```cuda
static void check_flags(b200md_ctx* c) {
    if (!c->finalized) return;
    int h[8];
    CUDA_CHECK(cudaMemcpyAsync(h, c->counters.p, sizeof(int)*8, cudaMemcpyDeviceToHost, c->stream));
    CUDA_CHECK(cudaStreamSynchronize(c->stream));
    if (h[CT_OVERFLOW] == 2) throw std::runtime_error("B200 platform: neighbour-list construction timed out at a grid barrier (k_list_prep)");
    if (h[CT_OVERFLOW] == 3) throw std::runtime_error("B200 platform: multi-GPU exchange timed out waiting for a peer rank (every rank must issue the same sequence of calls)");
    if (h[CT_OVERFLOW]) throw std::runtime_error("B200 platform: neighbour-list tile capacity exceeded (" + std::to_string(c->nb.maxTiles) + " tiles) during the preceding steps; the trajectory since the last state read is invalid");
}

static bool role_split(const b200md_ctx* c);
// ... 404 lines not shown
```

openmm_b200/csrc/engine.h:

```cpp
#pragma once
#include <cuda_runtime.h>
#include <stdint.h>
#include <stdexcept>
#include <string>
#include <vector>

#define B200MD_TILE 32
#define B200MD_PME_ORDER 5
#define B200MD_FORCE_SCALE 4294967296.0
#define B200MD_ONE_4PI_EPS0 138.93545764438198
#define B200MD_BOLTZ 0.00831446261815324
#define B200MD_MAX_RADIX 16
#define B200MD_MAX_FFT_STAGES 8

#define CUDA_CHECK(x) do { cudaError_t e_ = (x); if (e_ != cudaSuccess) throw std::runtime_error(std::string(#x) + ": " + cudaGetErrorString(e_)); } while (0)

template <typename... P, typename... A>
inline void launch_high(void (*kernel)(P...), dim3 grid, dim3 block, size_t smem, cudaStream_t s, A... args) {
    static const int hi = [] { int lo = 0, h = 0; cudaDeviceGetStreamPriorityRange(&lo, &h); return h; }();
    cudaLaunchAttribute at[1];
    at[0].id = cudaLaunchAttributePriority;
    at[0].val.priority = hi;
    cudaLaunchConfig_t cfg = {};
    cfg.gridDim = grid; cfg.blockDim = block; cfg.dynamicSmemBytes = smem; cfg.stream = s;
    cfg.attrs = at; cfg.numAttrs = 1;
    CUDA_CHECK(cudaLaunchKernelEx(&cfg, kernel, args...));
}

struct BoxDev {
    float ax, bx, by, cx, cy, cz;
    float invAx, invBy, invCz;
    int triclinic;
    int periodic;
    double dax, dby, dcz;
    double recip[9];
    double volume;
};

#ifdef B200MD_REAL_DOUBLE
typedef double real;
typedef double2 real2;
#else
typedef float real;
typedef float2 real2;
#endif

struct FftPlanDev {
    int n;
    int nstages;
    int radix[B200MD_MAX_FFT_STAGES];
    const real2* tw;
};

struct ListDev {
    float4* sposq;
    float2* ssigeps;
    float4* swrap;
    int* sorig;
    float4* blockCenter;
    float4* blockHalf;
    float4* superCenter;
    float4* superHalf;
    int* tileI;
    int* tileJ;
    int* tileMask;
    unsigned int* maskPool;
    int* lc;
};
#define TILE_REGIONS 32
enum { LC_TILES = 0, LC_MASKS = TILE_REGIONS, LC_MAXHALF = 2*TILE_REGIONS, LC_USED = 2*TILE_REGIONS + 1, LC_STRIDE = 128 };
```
-------------------------
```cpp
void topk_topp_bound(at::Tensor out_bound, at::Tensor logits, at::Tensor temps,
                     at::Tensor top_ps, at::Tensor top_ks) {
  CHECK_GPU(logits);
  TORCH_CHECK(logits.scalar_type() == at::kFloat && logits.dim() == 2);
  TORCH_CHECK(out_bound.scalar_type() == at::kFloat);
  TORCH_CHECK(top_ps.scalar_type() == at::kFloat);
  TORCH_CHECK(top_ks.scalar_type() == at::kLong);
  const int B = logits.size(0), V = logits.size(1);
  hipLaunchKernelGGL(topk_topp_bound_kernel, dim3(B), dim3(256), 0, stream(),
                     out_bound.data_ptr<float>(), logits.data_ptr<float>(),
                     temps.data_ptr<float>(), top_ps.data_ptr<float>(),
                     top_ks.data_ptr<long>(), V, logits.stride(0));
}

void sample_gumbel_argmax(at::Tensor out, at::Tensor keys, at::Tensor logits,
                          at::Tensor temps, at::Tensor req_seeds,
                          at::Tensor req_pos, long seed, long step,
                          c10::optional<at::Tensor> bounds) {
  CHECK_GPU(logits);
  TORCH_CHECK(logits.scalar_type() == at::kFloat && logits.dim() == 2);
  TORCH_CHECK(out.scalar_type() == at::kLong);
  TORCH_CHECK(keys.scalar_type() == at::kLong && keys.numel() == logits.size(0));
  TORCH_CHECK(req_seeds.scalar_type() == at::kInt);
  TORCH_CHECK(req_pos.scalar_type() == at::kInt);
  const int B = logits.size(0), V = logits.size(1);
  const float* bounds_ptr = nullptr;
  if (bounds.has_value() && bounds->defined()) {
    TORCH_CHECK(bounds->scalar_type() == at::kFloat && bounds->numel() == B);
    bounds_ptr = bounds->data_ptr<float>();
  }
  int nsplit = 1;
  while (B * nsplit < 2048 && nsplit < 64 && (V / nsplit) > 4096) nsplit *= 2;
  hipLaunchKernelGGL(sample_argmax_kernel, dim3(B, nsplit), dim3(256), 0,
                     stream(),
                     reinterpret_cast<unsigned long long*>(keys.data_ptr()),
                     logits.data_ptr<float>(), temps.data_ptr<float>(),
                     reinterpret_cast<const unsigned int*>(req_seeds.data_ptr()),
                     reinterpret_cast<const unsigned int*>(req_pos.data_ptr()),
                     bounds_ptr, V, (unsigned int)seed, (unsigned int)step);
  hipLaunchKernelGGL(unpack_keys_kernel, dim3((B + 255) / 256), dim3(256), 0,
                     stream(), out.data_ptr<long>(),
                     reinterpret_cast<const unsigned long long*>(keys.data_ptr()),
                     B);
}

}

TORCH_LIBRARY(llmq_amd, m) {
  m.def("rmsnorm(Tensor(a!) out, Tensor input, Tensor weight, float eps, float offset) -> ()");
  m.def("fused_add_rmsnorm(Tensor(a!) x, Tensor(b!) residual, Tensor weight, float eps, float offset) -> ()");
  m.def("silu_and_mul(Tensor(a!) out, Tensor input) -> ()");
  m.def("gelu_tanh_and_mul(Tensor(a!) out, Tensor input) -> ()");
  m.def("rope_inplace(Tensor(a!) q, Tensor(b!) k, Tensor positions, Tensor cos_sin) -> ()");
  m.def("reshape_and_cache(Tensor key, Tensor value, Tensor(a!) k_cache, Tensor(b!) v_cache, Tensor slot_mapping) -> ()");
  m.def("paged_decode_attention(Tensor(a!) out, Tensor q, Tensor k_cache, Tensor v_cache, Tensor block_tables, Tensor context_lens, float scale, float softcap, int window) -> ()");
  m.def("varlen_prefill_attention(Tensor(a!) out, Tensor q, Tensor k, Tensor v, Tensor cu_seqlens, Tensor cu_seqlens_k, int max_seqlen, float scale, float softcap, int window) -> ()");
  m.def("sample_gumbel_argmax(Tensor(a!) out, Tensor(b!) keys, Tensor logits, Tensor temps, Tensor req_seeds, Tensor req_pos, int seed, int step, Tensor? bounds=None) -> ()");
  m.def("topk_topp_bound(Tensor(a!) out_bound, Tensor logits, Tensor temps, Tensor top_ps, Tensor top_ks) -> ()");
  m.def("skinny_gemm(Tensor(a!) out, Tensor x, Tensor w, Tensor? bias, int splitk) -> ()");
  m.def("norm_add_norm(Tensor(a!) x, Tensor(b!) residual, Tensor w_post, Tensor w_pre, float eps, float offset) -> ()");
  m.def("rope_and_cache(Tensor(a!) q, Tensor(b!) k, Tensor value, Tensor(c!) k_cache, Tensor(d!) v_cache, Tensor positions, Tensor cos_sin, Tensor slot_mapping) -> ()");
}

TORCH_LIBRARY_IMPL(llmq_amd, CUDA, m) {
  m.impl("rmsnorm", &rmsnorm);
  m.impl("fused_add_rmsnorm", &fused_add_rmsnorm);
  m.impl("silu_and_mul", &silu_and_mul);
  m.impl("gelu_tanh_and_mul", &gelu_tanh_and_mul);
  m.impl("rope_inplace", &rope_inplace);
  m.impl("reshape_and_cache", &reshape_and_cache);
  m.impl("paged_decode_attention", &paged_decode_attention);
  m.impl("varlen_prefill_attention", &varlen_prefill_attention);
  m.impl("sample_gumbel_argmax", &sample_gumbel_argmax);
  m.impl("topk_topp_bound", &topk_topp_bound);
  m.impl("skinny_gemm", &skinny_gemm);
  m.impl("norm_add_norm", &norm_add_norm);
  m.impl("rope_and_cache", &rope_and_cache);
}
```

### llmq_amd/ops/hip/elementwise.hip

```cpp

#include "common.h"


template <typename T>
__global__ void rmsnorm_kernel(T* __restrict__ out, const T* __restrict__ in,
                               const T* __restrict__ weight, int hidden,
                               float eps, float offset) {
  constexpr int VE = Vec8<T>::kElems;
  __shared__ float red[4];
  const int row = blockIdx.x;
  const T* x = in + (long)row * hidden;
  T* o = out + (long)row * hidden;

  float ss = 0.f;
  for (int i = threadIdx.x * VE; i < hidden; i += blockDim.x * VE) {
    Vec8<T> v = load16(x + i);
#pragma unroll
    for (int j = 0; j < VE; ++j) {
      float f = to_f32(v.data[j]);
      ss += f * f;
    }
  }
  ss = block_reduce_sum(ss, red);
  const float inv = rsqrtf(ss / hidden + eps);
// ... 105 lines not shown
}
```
-------------------------
→ **EXERCISE**: The string "template" appears in some lines of the material. Report how many, and nothing more.

→ **ANSWER TO THIS EXERCISE**: 2